__ABOUT THIS TASK__
The answer must consist only of the lines from the line with "const int row0" to the line with "issue_qk(q_desc(it + 1), stage);", both included, exactly as they stand below.

== THE INPUT ==

-    const int frame = bh / args.heads, head = bh - frame * args.heads;
-    const int row0 = q_tile * kTileQ + wg * 64 + (cwarp & 3) * 16 + (lane >> 2);
-#pragma unroll
-    for (int h = 0; h < 2; ++h) {
-      float lt = l[h];
-      lt += __shfl_xor_sync(0xffffffffu, lt, 1);
-      lt += __shfl_xor_sync(0xffffffffu, lt, 2);
-      const float inv = 1.f / lt;
-      __nv_bfloat16* dst = reinterpret_cast<__nv_bfloat16*>(args.out) +
-                           (static_cast<long long>(frame) * args.npad + row0 + 8 * h) * args.ldo + head * kDh + 2 * q;
-#pragma unroll
-      for (int jj = 0; jj < 8; ++jj)
-        *reinterpret_cast<uint32_t*>(dst + 8 * jj) = pack_bf16x2(o[4 * jj + 2 * h] * inv, o[4 * jj + 2 * h + 1] * inv);
-    }
+      const float l_unit[2] = {l[0], l[1]};
+      if (has_next) {
+        mbar_wait(&q_full[(it + 1) & 1], ((it + 1) >> 1) & 1);
+        mbar_wait(&kv_full[stage], phase);
+        take_turn();
+        wgmma_fence_regs(s);
+        wgmma_fence_regs(o);
+        wgmma_fence();
+        issue_qk(q_desc(it + 1), stage);
+        issue_pv(last_stage, num_kv > 1);
+        pass_turn(false);
+        wgmma_wait<1>();
+        wgmma_fence_regs(s);
+        first_softmax();
+        wgmma_wait<0>();
+        wgmma_fence_regs(o);
+        wgmma_fence_regs(p);
+        if (lane == 0) mbar_arrive(&kv_empty[last_stage]);
+        pack_p(s, p);
+      } else {
+        take_turn();
+        wgmma_fence_regs(o);
+        wgmma_fence();
+        issue_pv(last_stage, num_kv > 1);
+        pass_turn(true);
+        wgmma_wait<0>();
+        wgmma_fence_regs(o);
+        if (lane == 0) mbar_arrive(&kv_empty[last_stage]);
+      }
+
+      int bh, q_tile;
+      unit_coords(u, bh, q_tile);
+      const int frame = bh / args.heads, head = bh - frame * args.heads;
+      const uint32_t staging = smem_u32(smem + kOffO) + wg * (kOBytes / 2);
+      const int r0 = (cwarp & 3) * 16 + (lane >> 2);
+      if (leader) tma_store_wait_read<0>();
+      named_bar_sync(3 + wg, 128);
+#pragma unroll
+      for (int h = 0; h < 2; ++h) {
+        float lt = l_unit[h];
+        lt += __shfl_xor_sync(0xffffffffu, lt, 1);
+        lt += __shfl_xor_sync(0xffffffffu, lt, 2);
+        const float inv = 1.f / lt;
+        const int r = r0 + 8 * h;
+#pragma unroll
+        for (int jj = 0; jj < 8; ++jj)
+          sts32(staging + r * 128 + ((jj ^ (r & 7)) << 4) + 4 * q,
+                pack_bf16x2(o[4 * jj + 2 * h] * inv, o[4 * jj + 2 * h + 1] * inv));
+      }
+      fence_proxy_async_smem();
+      named_bar_sync(3 + wg, 128);
+      if (leader) {
+        tma_store_2d(&tmap_o, staging, head * kDh, frame * args.npad + q_tile * kTileQ + wg * 64);
+        tma_store_commit();
+      }
+      if (!has_next) break;
+      u = next;
+      ++it;
+    }
+    if (leader) tma_store_wait_all<0>();
   }
 }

===

__RESPONSE TO THE EXERCISE__
-    const int row0 = q_tile * kTileQ + wg * 64 + (cwarp & 3) * 16 + (lane >> 2);
-#pragma unroll
-    for (int h = 0; h < 2; ++h) {
-      float lt = l[h];
-      lt += __shfl_xor_sync(0xffffffffu, lt, 1);
-      lt += __shfl_xor_sync(0xffffffffu, lt, 2);
-      const float inv = 1.f / lt;
-      __nv_bfloat16* dst = reinterpret_cast<__nv_bfloat16*>(args.out) +
-                           (static_cast<long long>(frame) * args.npad + row0 + 8 * h) * args.ldo + head * kDh + 2 * q;
-#pragma unroll
-      for (int jj = 0; jj < 8; ++jj)
-        *reinterpret_cast<uint32_t*>(dst + 8 * jj) = pack_bf16x2(o[4 * jj + 2 * h] * inv, o[4 * jj + 2 * h + 1] * inv);
-    }
+      const float l_unit[2] = {l[0], l[1]};
+      if (has_next) {
+        mbar_wait(&q_full[(it + 1) & 1], ((it + 1) >> 1) & 1);
+        mbar_wait(&kv_full[stage], phase);
+        take_turn();
+        wgmma_fence_regs(s);
+        wgmma_fence_regs(o);
+        wgmma_fence();
+        issue_qk(q_desc(it + 1), stage);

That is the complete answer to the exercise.